Dispute Resolution and Arbitration.
PLEASE READ THE FOLLOWING SECTION CAREFULLY BECAUSE IT REQUIRES YOU TO ARBITRATE CERTAIN DISPUTES AND CLAIMS WITH EDCAST AND LIMITS THE MANNER IN WHICH YOU CAN SEEK RELIEF FROM US.
Binding and Mandatory Arbitration
Except for any disputes, claims, suits, actions, causes of action, demands or proceedings (collectively, “Disputes”) in which either party seeks to bring an individual action in small claims court or seeks injunctive or other equitable relief for the alleged unlawful use of intellectual property, including, without limitation, copyrights, trademarks, trade names, logos, trade secrets or patents, you and EdCast agree (a) to waive your and EdCast’s respective rights to have any and all Disputes arising from or related to these User Terms of Service, use of our Services and Instance, resolved in a court, and (b) to waive your and EdCast’s respective rights to a jury trial. Instead, you and EdCast agree to arbitrate Disputes through binding arbitration (which is the referral of a Dispute to one or more persons charged with reviewing the Dispute and making a final and binding determination to resolve it instead of having the Dispute decided by a judge or jury in court). You and EdCast agree that (a) any arbitration will occur in the State of California, (b) arbitration will be conducted confidentially by a single arbitrator in accordance with the Commercial Arbitration Rules and the Supplementary Procedures for Consumer Related Disputes (the “AAA Rules”) then in effect, except as modified by this “Dispute Resolution” section, and (c) that the state or federal courts of the State of California, have exclusive jurisdiction over any appeals and the enforcement of an arbitration award.
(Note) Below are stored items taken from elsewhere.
#ifdef AFX_F3_DEBUG
__device__ unsigned long long g_f3_stamps[4 * 8192];
__device__ unsigned long long g_f3_blk[65536];
#endif

template <int FMT, int WAVES, int NB0, int NB1, bool SPEC>
__global__ __launch_bounds__(WAVES * 64) void k_frames3(const void* __restrict__ samples,
                                                        ClipInfo* __restrict__ info,
                                                        const BlockDesc* __restrict__ blocks, int nblocks,
                                                        const int* __restrict__ nblocks_dev,
                                                        F3Tables ft, KParams kp,
                                                        float* __restrict__ logmel,
                                                        float* __restrict__ blockmax,
                                                        float* __restrict__ bsum,
                                                        int* __restrict__ work_ctr) {
  constexpr int N = 1024, HOP = 256;
  extern __shared__ __attribute__((aligned(16))) float smem[];
  if (nblocks_dev) {
    nblocks = *nblocks_dev;
    if (nblocks <= 0) return;
  }
  const int tid = threadIdx.x, lane = tid & 63;
  const int wave = __builtin_amdgcn_readfirstlane(tid >> 6);
#ifdef AFX_F3_DEBUG
  const unsigned long long stamp0 = wall_clock64();
#endif
  float* const tabs = smem + WAVES * kF3ExFloats;
  float4* const T2q = reinterpret_cast<float4*>(tabs);
  float4* const T3q = reinterpret_cast<float4*>(tabs + 256);
  const int mel_wfloats = NB0 > 0 ? (NB0 + NB1) * 256 : ft.mel_wfloats;
  const int mel_rounds = NB0 > 0 ? 2 : ft.mel_rounds;
  float* const MW = tabs + kF3TabFloats;
  int* const MM = reinterpret_cast<int*>(MW + mel_wfloats);
  v2* const E = reinterpret_cast<v2*>(smem + wave * kF3ExFloats);
  float* const XB = reinterpret_cast<float*>(E);

  {
    const v2* w1024 = reinterpret_cast<const v2*>(ft.w1024);
    auto W = [&](int m) { const v2 v = w1024[m & 511]; return (m & 512) ? -v : v; };
    if (tid < 64) {
      const int rr = tid >> 4, c = tid & 15;
      const v2 a = W(8 * (2 * rr) * c), b = W(8 * (2 * rr + 1) * c);
      T2q[tid] = float4{a.x, a.y, b.x, b.y};
      const int jbt = tid ? 128 - tid : 64;
#pragma unroll
      for (int r = 1; r < 8; ++r) { const v2 ta = W(tid * r), tb = W(jbt * r); T3q[(r - 1) * 64 + tid] = float4{ta.x, ta.y, tb.x, tb.y}; }
    }
    for (int i = tid; i < mel_wfloats; i += WAVES * 64) MW[i] = ft.mel_w[i];
    for (int i = tid; i < mel_rounds * 64; i += WAVES * 64) MM[i] = ft.mel_meta[i];
    for (int i = lane; i < kF3ExFloats; i += 64) XB[i] = 0.f;
  }
  float4* const WT = reinterpret_cast<float4*>(MM + mel_rounds * 64);
  if (tid < 64) {
    float wreg[16];
#pragma unroll
    for (int u = 0; u < 16; ++u) wreg[u] = 0.5f * ft.window[u < 8 ? lane + 64 * u : (64 - lane) + 64 * (15 - u)];
#pragma unroll
    for (int v = 0; v < 4; ++v) WT[v * 64 + lane] = float4{wreg[4 * v], wreg[4 * v + 1], wreg[4 * v + 2], wreg[4 * v + 3]};
  }
  __syncthreads();
  const v2 H = {0.70710678118654752440f, 0.70710678118654752440f};
  const v2 W1 = {0.92387953251128675613f, -0.38268343236508977173f};
  const v2 W3 = {0.38268343236508977173f, -0.92387953251128675613f};
  const bool pre = (kp.flags & AFX_FLAG_PREEMPH) != 0;
  const float b1 = pre ? kp.preemph_b1 : 0.f;
  const int M = kp.n_mels;
  const int jb = lane ? 128 - lane : 64;
  v2* const e1w = E + lane;
  const v2* const e1r = E + 66 * (lane & 15) + (lane >> 4);
  v2* const e2w = E + 128 * (lane >> 4) + (lane & 15);
  v2* const ea = E + lane;
  v2* const eb = E + jb;

  using sample_t = sample_of<FMT>;
  const int n_rounds = mel_rounds;
  const int meta0 = MM[lane], meta1 = MM[64 + lane];
  const unsigned mf0 = (meta0 >> 11) & 511, mf1 = (meta1 >> 11) & 511;
  const float amin = kp.amin;

  float bs = 0.f;
  unsigned long long bsmask = 0;
  auto sub2 = [&](float x, float y, int idx, unsigned long long two) -> bool {
    const float m = f3_sum2(x, y);
    const unsigned long long sel = two << idx;
    bs = f3_sel(bs, m, sel);
    bsmask |= sel;
    return __any(!(fabsf(m) < INFINITY));
  };
  auto flag_nonfinite = [&](const BlockDesc& bd, bool bad_rows) {
    if (__any(bad_rows) && lane == 0) atomicOr(&info[bd.clip].nonfinite, 1u);
  };
  auto sub_store = [&](const BlockDesc& bd) {
    const int j = bd.t0 + lane;
    if (((bsmask >> lane) & 1) && j < bd.bsum_n) bsum[bd.bsum_base + j] = bs;
    bsmask = 0;
  };

  const int total_waves = gridDim.x * WAVES, wg = blockIdx.x * WAVES + wave;
#ifdef AFX_F3_DEBUG
  const unsigned long long stamp1 = wall_clock64();
#endif
  F3Runs runs = f3_runs_init(work_ctr, nblocks, total_waves, wg, true);
  do {
  const int b_hi = runs.b_hi;
  for (int b = runs.b_lo; b < b_hi; ++b) {
    BlockDesc bd = blocks[b];
    if (!bd.active) continue;
    bool first = true;
    v2 Ra[8], Rb[8];
    for (;;) {
    const int Tleft = bd.T - bd.t0;
    const int npairs = Tleft >= 16 ? 8 : (Tleft + 1) >> 1;
    bool chain = false;
    if (SPEC && npairs == 8 && b + 1 < b_hi) {
      const BlockDesc* nx = blocks + b + 1;
      chain = nx->active && nx->clip == bd.clip && nx->t0 == bd.t0 + 16;
    }
    const int64_t sbase = bd.sample_base;
    const sample_t* const sp = (const sample_t*)samples + sbase;
    auto interior = [&](int j0, int j1) -> bool {
      return (j0 - 1 >= bd.have_lo) && (j1 <= bd.have_hi) && (j0 >= bd.keep_lo) && (j1 <= bd.keep_hi);
    };
    auto interior_r = [&](int j0, int j1) -> bool {
      const BlockDesc& r = blocks[f3_opaque(b)];
      return (j0 - 1 >= r.have_lo) && (j1 <= r.have_hi) && (j0 >= r.keep_lo) && (j1 <= r.keep_hi);
    };
    auto edge_sample = [&](int j) -> float {
      const BlockDesc& bd = blocks[f3_opaque(b)];
      const int lo = bd.have_lo, hi = bd.have_hi - 1;
      const int jc = j < lo ? lo : (j > hi ? hi : j), jp = (j - 1) < lo ? lo : ((j - 1) > hi ? hi : (j - 1));
      const float y = (jc == j) ? ld_raw<FMT>(samples, sbase + jc) : 0.f;
      const float yp = (jp == j - 1) ? ld_raw<FMT>(samples, sbase + jp) : 0.f;
      float v = y;
      if (pre) {
        v = preemph1(y, yp, b1);
        if (j == lo) v = preemph0(ld_raw<FMT>(samples, bd.clip_off), ld_raw<FMT>(samples, bd.clip_off + 1));
      }
      return (j >= bd.keep_lo && j < bd.keep_hi) ? v : 0.f;
    };

    if (first) {
      float rows[20];
      if (interior(0, N + HOP)) {
        float y[20], yp[20];
#pragma unroll
        for (int u = 0; u < 20; ++u) { y[u] = ld_row<FMT>(sp, 64 * u + lane); yp[u] = ld_row<FMT>(sp - 1, 64 * u + lane); }
#pragma unroll
        for (int u = 0; u < 20; ++u) rows[u] = preemph1(y[u], yp[u], b1);
      } else {
#pragma unroll 1
        for (int u = 0; u < 20; ++u) XB[64 * u + lane] = edge_sample(64 * u + lane);
#pragma unroll
        for (int u = 0; u < 20; ++u) rows[u] = XB[64 * u + lane];
      }
#pragma unroll
      for (int u = 0; u < 8; ++u) { Ra[u] = v2{rows[u], rows[u + 4]}; Rb[u] = v2{rows[u + 8], rows[u + 12]}; }
      if constexpr (SPEC) {
        auto sq4 = [&](int r) { float q = rows[r] * rows[r]; q = fmaf(rows[r + 1], rows[r + 1], q); q = fmaf(rows[r + 2], rows[r + 2], q); return fmaf(rows[r + 3], rows[r + 3], q); };
        auto bad4 = [&](int r) { return !(isfinite(rows[r]) && isfinite(rows[r + 1]) && isfinite(rows[r + 2]) && isfinite(rows[r + 3])); };
        if (sub2(sq4(12), sq4(16), 1, 3ull)) flag_nonfinite(bd, bad4(12) || bad4(16));
        if (bd.t0 == 0 && sub2(0.f, sq4(8), 0, 1ull)) flag_nonfinite(bd, bad4(8));
      }
    }
    float lmax = -INFINITY;
    float* const tile = logmel + bd.frame_slot * (int64_t)M;
    const bool blk_int = interior(0, 512 * 8 + 768 + 512);

    auto pair_body = [&](v2 (&P)[8], v2 (&Q)[8], const int p) __attribute__((always_inline)) {
      v2 z[16];
#pragma unroll
      for (int v = 0; v < 4; ++v) {
        const float4 w = ldv4(WT + v * 64 + lane);
        const v2* const src = v < 2 ? P + 4 * v : Q + 4 * (v - 2);
        z[4 * v] = src[0] * v2{w.x, w.x}; z[4 * v + 1] = src[1] * v2{w.y, w.y};
        z[4 * v + 2] = src[2] * v2{w.z, w.z}; z[4 * v + 3] = src[3] * v2{w.w, w.w};
      }
      const bool more = p + 1 < npairs || chain;
      const int jn = 512 * (p + 1) + 768;
      const bool nint = more && (blk_int || interior_r(jn, jn + 512));

      f3_dft16(z, H, W1, W3);
      if (!F3_SKIP(0x200)) {
#pragma unroll
      for (int k = 0; k < 16; ++k) stv(e1w + 66 * k, z[k]);
#pragma unroll
      for (int u = 0; u < 16; ++u) z[u] = ldv(e1r + 4 * u);
      }
      {
        v2 tw[8];
#pragma unroll
        for (int rr = 0; rr < 4; ++rr) {
          const float4 t = ldv4(T2q + rr * 16 + (lane & 15));
          tw[2 * rr] = v2{t.x, t.y}; tw[2 * rr + 1] = v2{t.z, t.w};
        }
        v2 xa[8], xb[8];
#pragma unroll
        for (int r = 0; r < 8; ++r) { xa[r] = z[2 * r]; xb[r] = z[2 * r + 1]; }
#pragma unroll
        for (int r = 1; r < 8; ++r) cmul2(xa[r], tw[r], xb[r], tw[r]);
        f3_dft8(xa, H); f3_dft8(xb, H);
        if (!F3_SKIP(0x2000)) {
#pragma unroll
        for (int r = 0; r < 8; ++r) { stv(e2w + 16 * r, xa[r]); stv(e2w + 16 * r + 512, xb[r]); }
        } else {
#pragma unroll
          for (int r = 0; r < 8; ++r) { z[2 * r] = xa[r]; z[2 * r + 1] = xb[r]; }
        }
      }
      v2 A[8], B[8];
      if (!F3_SKIP(0x2000)) {
#pragma unroll
      for (int r = 0; r < 8; ++r) { A[r] = ldv(ea + 128 * r); B[r] = ldv(eb + 128 * r); }
      } else {
#pragma unroll
        for (int r = 0; r < 8; ++r) { A[r] = z[r]; B[r] = z[r + 8]; }
      }
#pragma unroll
      for (int r = 1; r < 8; ++r) {
        const float4 t = ldv4(T3q + (r - 1) * 64 + lane);
        cmul2(A[r], v2{t.x, t.y}, B[r], v2{t.z, t.w});
      }
      f3_dft8(A, H); f3_dft8(B, H);
      v2 nyq = A[4];
      if (lane == 0) { A[4] = B[4]; B[4] = A[5]; A[5] = B[5]; B[5] = A[6]; A[6] = B[6]; B[6] = A[7]; A[7] = B[7]; B[7] = A[0]; }
      if (!F3_SKIP(0x800)) {
#pragma unroll
      for (int s = 0; s < 4; s += 2) {
        v2 p0, p1;
        sqsum2(A[s] + B[7 - s], A[s] - B[7 - s], A[s + 1] + B[6 - s], A[s + 1] - B[6 - s], p0, p1);
        ea[128 * s] = p0; ea[128 * (s + 1)] = p1;
      }
#pragma unroll
      for (int s = 4; s < 8; s += 2) {
        v2 p0, p1;
        sqsum2(A[s] + B[7 - s], A[s] - B[7 - s], A[s + 1] + B[6 - s], A[s + 1] - B[6 - s], p0, p1);
        eb[384 - 128 * (s - 4)] = p0; eb[384 - 128 * (s - 3)] = p1;
      }
      if (lane == 0) E[512] = v2{4.f * nyq.x * nyq.x, 4.f * nyq.y * nyq.y};
      } else {
        asm volatile("" :: "v"(A[0]), "v"(A[1]), "v"(A[2]), "v"(A[3]), "v"(A[4]), "v"(A[5]), "v"(A[6]), "v"(A[7]));
        asm volatile("" :: "v"(B[0]), "v"(B[1]), "v"(B[2]), "v"(B[3]), "v"(B[4]), "v"(B[5]), "v"(B[6]), "v"(B[7]), "v"(nyq));
      }

      float ny[8], nyp[8];
      if (nint) {
#pragma unroll
        for (int u = 0; u < 8; ++u) { ny[u] = ld_row<FMT>(sp + jn, 64 * u + lane); nyp[u] = ld_row<FMT>(sp + jn - 1, 64 * u + lane); }
      }
      __builtin_amdgcn_s_setprio(1);
      const bool vA = 2 * p < Tleft, vB = 2 * p + 1 < Tleft;
      float* const rowA = tile + (unsigned)(2 * p * M);
      if constexpr (NB0 > 0) {
        if (!F3_SKIP(0x400)) {
        const float4* pp0 = reinterpret_cast<const float4*>(E + (meta0 & 2047));
        const float4* pp1 = reinterpret_cast<const float4*>(E + (meta1 & 2047));
        const float4* ww0 = reinterpret_cast<const float4*>(MW) + lane;
        const float4* ww1 = reinterpret_cast<const float4*>(MW + NB0 * 256) + lane;
        v2 s0[4], s1[4];
#pragma unroll
        for (int i = 0; i < NB0; ++i) {
          const float4 c = ww0[64 * i], q0 = pp0[2 * i], q1 = pp0[2 * i + 1];
          const v2 c01 = {c.x, c.y}, c23 = {c.z, c.w};
          if (i == 0) {
            s0[0] = f3_mel_mul_lo(v2{q0.x, q0.y}, c01); s0[1] = f3_mel_mul_hi(v2{q0.z, q0.w}, c01);
            s0[2] = f3_mel_mul_lo(v2{q1.x, q1.y}, c23); s0[3] = f3_mel_mul_hi(v2{q1.z, q1.w}, c23);
          } else {
            s0[0] = f3_mel_fma_lo(v2{q0.x, q0.y}, c01, s0[0]); s0[1] = f3_mel_fma_hi(v2{q0.z, q0.w}, c01, s0[1]);
            s0[2] = f3_mel_fma_lo(v2{q1.x, q1.y}, c23, s0[2]); s0[3] = f3_mel_fma_hi(v2{q1.z, q1.w}, c23, s0[3]);
          }
        }
#pragma unroll
        for (int i = 0; i < NB1; ++i) {
          const float4 c = ww1[64 * i], q0 = pp1[2 * i], q1 = pp1[2 * i + 1];
          const v2 c01 = {c.x, c.y}, c23 = {c.z, c.w};
          if (i == 0) {
            s1[0] = f3_mel_mul_lo(v2{q0.x, q0.y}, c01); s1[1] = f3_mel_mul_hi(v2{q0.z, q0.w}, c01);
            s1[2] = f3_mel_mul_lo(v2{q1.x, q1.y}, c23); s1[3] = f3_mel_mul_hi(v2{q1.z, q1.w}, c23);
          } else {
            s1[0] = f3_mel_fma_lo(v2{q0.x, q0.y}, c01, s1[0]); s1[1] = f3_mel_fma_hi(v2{q0.z, q0.w}, c01, s1[1]);
            s1[2] = f3_mel_fma_lo(v2{q1.x, q1.y}, c23, s1[2]); s1[3] = f3_mel_fma_hi(v2{q1.z, q1.w}, c23, s1[3]);
          }
        }
        const v2 m0 = (s0[0] + s0[1]) + (s0[2] + s0[3]), m1 = (s1[0] + s1[1]) + (s1[2] + s1[3]);
        const float L00 = 3.01029995663981195f * __builtin_amdgcn_logf(f3_max(m0.x, amin));
        const float L01 = 3.01029995663981195f * __builtin_amdgcn_logf(f3_max(m0.y, amin));
        const float L10 = 3.01029995663981195f * __builtin_amdgcn_logf(f3_max(m1.x, amin));
        const float L11 = 3.01029995663981195f * __builtin_amdgcn_logf(f3_max(m1.y, amin));
        rowA[mf0] = L00; rowA[mf1] = L10;
        lmax = f3_max(lmax, f3_max(L00, L10));
        if (vB) {
          rowA[M + mf0] = L01; rowA[M + mf1] = L11;
          lmax = f3_max(lmax, f3_max(L01, L11));
        }
        }
      } else {
#pragma unroll 1
      for (int rd = 0; rd < (F3_SKIP(0x400) ? 0 : n_rounds); ++rd) {
        const uint32_t rp = ft.mel_rp[rd];
        const int meta = MM[rd * 64 + lane];
        const float4* pp = reinterpret_cast<const float4*>(E + (meta & 2047));
        const float4* ww = reinterpret_cast<const float4*>(MW + (rp >> 8)) + lane;
        const int nb = rp & 15, wd = (rp >> 4) & 15;
        v2 a0 = {0.f, 0.f}, a1 = {0.f, 0.f};
#define F3_BATCH(i)                                                                  \
        if (nb > (i)) {                                                              \
          const float4 c = ww[64 * (i)];                                             \
          const float4 q0 = pp[2 * (i)], q1 = pp[2 * (i) + 1];                       \
          a0 = v2{q0.x, q0.y} * v2{c.x, c.x} + a0; a1 = v2{q0.z, q0.w} * v2{c.y, c.y} + a1; \
          a0 = v2{q1.x, q1.y} * v2{c.z, c.z} + a0; a1 = v2{q1.z, q1.w} * v2{c.w, c.w} + a1; \
        }
        F3_BATCH(0) F3_BATCH(1) F3_BATCH(2) F3_BATCH(3) F3_BATCH(4) F3_BATCH(5) F3_BATCH(6) F3_BATCH(7)
#undef F3_BATCH
        v2 acc = a0 + a1;
        if (wd >= 2) { acc.x += AFX_DPP_F(acc.x, 0xB1, false); acc.y += AFX_DPP_F(acc.y, 0xB1, false); }
        if (wd >= 4) { acc.x += AFX_DPP_F(acc.x, 0x4E, false); acc.y += AFX_DPP_F(acc.y, 0x4E, false); }
        if (wd >= 8) { acc.x += AFX_DPP_F(acc.x, 0x141, false); acc.y += AFX_DPP_F(acc.y, 0x141, false); }
        const float L0 = 3.01029995663981195f * __builtin_amdgcn_logf(f3_max(acc.x, amin));
        const float L1 = 3.01029995663981195f * __builtin_amdgcn_logf(f3_max(acc.y, amin));
        if (meta & (1 << 20)) {
          const unsigned m = (meta >> 11) & 511;
          if (vA) rowA[m] = L0;
          if (vB) rowA[M + m] = L1;
          if (vA) lmax = f3_max(lmax, L0);
          if (vB) lmax = f3_max(lmax, L1);
        }
      }
      }

      __builtin_amdgcn_s_setprio(0);
      if (more) {
        float n[8];
        if (nint) {
#pragma unroll
          for (int u = 0; u < 8; ++u) n[u] = preemph1(ny[u], nyp[u], b1);
        } else {
          const int jn_e = f3_opaque(jn);
#pragma unroll 1
          for (int u = 0; u < 8; ++u) XB[64 * u + lane] = edge_sample(jn_e + 64 * u + lane);
#pragma unroll
          for (int u = 0; u < 8; ++u) n[u] = XB[64 * u + lane];
        }
#pragma unroll
        for (int i = 0; i < 4; ++i) { P[i] = v2{Q[4 + i].y, n[i]}; P[4 + i] = v2{n[i], n[4 + i]}; }
        if constexpr (SPEC) {
          v2 q = P[4] * P[4]; q = P[5] * P[5] + q; q = P[6] * P[6] + q; q = P[7] * P[7] + q;
          if (sub2(q.x, q.y, 2 * p + 3, 3ull)) {
            bool bad = false;
#pragma unroll
            for (int u = 0; u < 8; ++u) bad |= !isfinite(n[u]);
            flag_nonfinite(blocks[f3_opaque(b)], bad);
          }
        }
      }
    };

YOU HAVE THE RIGHT TO OPT OUT OF BINDING ARBITRATION WITHIN THIRTY (30) DAYS OF THE DATE YOU FIRST ACCEPTED THE USER TERMS BY WRITING TO: EDCAST INC., RE: OPT-OUT, LEGAL@EDCAST.COM IN ORDER TO BE EFFECTIVE, THE OPT OUT NOTICE MUST INCLUDE YOUR FULL NAME AND CLEARLY INDICATE YOUR INTENT TO OPT OUT OF BINDING ARBITRATION. BY OPTING OUT OF BINDING ARBITRATION, YOU ARE AGREEING TO RESOLVE DISPUTES IN ACCORDANCE WITH THESE PROVISIONS.